**Required action:** Begin at the line below that has "# guilherme439/NuZero" and stop after the line that has "Workload: dtype f32;". Please restate only those lines, word for word.

**Records:**
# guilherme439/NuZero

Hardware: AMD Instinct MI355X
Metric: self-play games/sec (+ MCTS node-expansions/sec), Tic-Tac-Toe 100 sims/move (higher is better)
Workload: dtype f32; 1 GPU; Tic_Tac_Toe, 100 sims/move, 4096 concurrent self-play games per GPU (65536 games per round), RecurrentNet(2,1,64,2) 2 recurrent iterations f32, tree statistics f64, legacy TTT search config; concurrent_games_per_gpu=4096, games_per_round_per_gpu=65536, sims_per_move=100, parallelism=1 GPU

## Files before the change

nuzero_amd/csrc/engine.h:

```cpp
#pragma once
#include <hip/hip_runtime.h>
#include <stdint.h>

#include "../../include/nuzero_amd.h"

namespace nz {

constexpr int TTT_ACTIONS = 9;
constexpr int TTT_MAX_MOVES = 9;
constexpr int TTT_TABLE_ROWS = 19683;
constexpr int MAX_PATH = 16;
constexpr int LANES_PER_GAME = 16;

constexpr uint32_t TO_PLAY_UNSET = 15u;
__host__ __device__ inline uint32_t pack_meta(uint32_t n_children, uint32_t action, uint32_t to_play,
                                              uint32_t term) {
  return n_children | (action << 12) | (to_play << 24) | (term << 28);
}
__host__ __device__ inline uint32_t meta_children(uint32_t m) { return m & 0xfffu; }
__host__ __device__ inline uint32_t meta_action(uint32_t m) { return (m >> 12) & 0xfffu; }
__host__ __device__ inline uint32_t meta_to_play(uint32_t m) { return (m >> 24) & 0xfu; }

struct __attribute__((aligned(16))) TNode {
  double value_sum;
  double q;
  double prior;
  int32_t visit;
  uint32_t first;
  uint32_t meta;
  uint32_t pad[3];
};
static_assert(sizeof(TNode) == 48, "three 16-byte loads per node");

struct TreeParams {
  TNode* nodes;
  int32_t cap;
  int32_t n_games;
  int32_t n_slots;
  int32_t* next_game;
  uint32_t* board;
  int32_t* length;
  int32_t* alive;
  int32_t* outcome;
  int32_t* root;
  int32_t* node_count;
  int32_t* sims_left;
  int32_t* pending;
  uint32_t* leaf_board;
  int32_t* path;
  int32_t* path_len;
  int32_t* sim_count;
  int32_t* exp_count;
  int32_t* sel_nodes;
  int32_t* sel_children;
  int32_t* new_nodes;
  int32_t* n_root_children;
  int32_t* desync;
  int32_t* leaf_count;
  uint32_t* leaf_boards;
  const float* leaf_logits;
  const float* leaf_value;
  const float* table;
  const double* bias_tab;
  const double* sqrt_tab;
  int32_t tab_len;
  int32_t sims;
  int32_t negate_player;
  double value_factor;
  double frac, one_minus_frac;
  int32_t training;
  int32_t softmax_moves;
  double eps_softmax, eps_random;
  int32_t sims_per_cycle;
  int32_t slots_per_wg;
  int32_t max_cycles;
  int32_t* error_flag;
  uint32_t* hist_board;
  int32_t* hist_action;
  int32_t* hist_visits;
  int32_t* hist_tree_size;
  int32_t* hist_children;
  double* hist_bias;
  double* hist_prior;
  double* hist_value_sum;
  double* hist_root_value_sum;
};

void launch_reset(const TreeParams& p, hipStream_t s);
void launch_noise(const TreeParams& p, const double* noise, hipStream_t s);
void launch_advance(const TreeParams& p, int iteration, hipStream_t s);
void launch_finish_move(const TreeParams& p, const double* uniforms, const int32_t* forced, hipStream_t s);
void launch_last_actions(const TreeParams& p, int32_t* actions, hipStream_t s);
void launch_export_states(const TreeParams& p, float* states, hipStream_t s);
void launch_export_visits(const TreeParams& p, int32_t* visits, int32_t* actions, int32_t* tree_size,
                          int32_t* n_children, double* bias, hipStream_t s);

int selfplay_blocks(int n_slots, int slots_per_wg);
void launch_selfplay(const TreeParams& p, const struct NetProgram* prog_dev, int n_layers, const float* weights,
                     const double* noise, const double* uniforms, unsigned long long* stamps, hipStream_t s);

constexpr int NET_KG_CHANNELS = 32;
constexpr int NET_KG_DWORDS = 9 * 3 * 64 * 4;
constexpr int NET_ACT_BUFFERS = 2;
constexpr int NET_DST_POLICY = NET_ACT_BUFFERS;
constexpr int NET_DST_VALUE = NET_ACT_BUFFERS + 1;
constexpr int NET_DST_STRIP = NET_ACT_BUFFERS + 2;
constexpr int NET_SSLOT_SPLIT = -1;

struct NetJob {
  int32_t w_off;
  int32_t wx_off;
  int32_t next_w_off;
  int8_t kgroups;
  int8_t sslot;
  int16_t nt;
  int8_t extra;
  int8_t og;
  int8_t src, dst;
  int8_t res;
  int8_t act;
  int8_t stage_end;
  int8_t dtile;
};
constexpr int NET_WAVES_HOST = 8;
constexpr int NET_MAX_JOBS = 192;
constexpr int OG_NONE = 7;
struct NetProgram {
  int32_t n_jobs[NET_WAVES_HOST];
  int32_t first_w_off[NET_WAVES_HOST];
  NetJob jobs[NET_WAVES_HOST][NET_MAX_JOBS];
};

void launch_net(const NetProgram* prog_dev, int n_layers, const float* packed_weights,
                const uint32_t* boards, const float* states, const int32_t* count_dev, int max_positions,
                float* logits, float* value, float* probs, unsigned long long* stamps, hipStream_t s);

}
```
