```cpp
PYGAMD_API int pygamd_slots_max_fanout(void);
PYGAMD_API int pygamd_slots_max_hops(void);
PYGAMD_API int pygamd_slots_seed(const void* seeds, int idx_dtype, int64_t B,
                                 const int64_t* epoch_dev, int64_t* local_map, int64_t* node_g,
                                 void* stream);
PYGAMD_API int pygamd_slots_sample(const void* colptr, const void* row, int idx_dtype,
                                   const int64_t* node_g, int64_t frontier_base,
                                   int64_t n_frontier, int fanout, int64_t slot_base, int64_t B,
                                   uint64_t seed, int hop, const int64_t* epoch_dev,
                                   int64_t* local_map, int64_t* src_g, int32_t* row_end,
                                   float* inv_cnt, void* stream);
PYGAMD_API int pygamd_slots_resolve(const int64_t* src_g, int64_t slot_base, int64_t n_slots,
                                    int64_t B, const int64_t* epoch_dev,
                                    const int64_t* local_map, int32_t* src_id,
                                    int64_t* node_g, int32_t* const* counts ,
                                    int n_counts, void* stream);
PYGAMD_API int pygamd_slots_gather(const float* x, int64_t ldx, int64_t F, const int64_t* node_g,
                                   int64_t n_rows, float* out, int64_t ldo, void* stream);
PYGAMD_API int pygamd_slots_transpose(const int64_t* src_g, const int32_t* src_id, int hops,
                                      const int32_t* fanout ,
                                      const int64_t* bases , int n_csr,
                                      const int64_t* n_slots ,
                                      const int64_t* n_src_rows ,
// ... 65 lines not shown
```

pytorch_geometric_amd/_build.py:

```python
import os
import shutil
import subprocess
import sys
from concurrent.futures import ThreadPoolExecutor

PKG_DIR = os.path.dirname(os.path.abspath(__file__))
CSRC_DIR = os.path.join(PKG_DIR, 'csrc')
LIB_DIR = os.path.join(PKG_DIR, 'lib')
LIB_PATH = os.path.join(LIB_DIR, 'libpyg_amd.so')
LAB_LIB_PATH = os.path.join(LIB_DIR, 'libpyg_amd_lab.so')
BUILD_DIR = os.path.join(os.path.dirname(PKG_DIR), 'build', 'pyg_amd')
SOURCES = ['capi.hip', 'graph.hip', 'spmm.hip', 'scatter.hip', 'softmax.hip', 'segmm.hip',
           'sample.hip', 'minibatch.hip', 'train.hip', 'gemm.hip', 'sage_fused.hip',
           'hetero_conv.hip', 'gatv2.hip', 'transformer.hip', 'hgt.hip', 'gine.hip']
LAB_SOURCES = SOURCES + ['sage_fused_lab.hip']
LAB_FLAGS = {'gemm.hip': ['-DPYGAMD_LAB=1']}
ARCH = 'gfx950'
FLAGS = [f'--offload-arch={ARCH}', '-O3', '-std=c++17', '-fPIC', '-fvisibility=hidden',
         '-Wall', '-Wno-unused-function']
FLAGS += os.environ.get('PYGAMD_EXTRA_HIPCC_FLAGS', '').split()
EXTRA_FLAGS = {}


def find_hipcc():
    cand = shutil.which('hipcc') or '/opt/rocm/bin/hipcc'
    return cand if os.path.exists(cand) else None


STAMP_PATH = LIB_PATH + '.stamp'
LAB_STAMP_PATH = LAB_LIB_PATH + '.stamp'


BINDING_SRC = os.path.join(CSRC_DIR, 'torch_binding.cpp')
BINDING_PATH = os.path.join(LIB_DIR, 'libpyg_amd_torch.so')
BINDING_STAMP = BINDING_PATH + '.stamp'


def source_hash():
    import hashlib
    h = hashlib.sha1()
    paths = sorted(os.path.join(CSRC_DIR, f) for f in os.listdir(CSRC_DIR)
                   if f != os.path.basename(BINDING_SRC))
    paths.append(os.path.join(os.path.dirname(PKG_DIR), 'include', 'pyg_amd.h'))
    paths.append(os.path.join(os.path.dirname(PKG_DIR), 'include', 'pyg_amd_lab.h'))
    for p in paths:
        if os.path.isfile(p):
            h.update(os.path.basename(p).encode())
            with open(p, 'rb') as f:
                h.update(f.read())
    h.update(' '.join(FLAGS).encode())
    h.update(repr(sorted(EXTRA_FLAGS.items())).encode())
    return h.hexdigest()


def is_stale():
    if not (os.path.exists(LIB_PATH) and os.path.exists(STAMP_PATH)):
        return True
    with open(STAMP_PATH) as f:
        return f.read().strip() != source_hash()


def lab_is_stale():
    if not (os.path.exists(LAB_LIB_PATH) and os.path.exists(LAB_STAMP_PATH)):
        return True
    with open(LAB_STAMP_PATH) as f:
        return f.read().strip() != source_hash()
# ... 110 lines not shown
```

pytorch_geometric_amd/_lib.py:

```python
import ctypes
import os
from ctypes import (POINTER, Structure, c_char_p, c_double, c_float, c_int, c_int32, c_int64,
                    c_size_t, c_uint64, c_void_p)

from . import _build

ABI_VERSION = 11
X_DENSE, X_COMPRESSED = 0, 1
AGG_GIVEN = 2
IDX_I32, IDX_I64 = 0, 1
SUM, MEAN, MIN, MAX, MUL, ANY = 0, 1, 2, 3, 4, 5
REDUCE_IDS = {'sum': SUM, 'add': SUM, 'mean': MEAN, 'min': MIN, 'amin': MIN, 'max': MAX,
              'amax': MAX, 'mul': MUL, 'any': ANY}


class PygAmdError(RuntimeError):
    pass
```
--
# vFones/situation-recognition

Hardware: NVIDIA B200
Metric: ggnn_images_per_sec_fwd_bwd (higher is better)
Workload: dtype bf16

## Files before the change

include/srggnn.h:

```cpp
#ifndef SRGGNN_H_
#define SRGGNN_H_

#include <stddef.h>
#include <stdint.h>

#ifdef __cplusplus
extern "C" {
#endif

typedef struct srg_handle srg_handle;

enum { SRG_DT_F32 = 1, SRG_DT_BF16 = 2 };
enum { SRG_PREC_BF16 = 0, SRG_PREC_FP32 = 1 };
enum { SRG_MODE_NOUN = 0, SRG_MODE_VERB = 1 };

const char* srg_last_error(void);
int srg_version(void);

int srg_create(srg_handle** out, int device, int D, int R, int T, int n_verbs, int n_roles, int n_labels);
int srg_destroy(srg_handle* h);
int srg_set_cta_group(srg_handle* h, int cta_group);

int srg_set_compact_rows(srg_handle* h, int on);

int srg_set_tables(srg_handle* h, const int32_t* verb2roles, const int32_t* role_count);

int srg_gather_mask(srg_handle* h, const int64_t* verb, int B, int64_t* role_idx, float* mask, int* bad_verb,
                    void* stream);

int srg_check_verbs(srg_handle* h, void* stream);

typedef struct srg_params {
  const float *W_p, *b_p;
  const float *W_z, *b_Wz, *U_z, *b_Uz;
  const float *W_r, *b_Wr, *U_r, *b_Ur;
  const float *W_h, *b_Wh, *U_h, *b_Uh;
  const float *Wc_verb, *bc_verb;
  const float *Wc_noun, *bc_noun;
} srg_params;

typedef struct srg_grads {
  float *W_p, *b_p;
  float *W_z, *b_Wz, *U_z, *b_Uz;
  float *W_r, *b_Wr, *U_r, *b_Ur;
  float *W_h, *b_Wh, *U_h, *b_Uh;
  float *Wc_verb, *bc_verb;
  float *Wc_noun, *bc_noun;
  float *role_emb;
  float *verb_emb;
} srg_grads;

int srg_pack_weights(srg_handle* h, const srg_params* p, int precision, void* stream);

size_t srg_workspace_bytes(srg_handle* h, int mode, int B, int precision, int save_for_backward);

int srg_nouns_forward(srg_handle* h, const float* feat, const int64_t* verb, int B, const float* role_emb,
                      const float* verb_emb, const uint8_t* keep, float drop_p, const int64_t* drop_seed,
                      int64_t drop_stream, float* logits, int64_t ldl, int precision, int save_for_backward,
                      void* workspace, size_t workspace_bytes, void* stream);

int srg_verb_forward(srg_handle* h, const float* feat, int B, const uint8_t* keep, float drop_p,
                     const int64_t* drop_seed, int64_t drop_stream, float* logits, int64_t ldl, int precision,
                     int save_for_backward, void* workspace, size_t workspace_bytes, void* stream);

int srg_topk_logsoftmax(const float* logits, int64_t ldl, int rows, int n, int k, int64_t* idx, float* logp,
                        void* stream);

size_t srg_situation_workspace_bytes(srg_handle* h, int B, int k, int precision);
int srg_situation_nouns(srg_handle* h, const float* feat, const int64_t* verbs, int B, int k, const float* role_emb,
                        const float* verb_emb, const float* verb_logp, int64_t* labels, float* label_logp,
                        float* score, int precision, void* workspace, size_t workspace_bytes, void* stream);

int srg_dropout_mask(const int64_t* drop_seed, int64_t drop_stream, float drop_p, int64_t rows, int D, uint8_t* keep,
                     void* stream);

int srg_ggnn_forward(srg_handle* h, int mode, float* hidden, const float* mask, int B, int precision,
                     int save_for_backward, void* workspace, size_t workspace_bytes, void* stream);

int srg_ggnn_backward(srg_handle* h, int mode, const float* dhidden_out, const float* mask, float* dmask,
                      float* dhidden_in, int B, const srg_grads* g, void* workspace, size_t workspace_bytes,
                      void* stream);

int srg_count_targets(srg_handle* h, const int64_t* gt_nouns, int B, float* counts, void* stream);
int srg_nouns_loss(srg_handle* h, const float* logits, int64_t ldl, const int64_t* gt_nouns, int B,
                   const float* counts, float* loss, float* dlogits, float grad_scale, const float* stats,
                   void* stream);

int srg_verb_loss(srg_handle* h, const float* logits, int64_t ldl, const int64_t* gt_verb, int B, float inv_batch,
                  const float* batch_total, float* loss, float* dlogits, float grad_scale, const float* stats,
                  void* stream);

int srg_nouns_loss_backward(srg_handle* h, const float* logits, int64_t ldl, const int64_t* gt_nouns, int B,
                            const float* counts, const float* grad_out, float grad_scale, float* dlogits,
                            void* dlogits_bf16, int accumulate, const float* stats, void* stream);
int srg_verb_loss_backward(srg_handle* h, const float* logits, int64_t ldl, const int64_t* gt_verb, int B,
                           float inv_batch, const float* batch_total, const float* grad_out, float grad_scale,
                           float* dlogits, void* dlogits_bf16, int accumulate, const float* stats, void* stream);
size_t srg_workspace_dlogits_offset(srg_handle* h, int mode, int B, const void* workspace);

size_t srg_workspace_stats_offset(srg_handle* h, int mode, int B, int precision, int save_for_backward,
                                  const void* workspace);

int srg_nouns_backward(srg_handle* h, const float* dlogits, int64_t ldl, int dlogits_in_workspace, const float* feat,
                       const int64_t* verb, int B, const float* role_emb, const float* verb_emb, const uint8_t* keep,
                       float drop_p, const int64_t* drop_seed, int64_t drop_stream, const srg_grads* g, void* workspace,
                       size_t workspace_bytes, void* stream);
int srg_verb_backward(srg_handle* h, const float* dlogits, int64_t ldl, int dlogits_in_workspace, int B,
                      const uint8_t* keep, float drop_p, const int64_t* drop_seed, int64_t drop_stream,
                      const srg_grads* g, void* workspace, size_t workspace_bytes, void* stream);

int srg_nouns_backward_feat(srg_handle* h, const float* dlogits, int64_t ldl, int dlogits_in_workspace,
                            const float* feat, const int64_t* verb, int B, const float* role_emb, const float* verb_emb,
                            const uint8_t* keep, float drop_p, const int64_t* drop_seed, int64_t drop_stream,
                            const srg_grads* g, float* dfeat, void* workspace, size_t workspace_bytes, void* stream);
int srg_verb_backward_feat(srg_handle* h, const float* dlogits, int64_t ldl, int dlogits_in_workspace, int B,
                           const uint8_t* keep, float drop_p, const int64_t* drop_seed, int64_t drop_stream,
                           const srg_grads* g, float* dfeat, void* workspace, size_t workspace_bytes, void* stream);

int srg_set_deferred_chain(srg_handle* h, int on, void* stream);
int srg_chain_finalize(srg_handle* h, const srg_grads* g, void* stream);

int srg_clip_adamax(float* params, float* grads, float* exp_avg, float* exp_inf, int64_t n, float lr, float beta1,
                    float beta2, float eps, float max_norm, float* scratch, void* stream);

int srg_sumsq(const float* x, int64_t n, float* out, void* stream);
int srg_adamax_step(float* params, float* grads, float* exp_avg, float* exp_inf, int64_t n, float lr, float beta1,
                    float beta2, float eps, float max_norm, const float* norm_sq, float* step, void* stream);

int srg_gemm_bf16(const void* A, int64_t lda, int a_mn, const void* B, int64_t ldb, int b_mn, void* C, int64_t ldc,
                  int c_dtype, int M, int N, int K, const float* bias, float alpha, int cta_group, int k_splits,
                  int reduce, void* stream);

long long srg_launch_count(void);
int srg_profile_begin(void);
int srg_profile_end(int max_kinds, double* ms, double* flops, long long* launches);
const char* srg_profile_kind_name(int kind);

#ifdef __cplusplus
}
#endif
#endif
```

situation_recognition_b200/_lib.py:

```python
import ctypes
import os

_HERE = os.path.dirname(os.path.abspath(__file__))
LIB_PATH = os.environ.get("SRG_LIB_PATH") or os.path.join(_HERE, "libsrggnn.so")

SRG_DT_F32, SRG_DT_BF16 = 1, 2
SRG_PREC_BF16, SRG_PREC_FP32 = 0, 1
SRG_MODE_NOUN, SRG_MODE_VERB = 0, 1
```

**Output of the exercise:**
# guilherme439/NuZero

Hardware: AMD Instinct MI355X
Metric: self-play games/sec (+ MCTS node-expansions/sec), Tic-Tac-Toe 100 sims/move (higher is better)
Workload: dtype f32; 1 GPU; Tic_Tac_Toe, 100 sims/move, 4096 concurrent self-play games per GPU (65536 games per round), RecurrentNet(2,1,64,2) 2 recurrent iterations f32, tree statistics f64, legacy TTT search config; concurrent_games_per_gpu=4096, games_per_round_per_gpu=65536, sims_per_move=100, parallelism=1 GPU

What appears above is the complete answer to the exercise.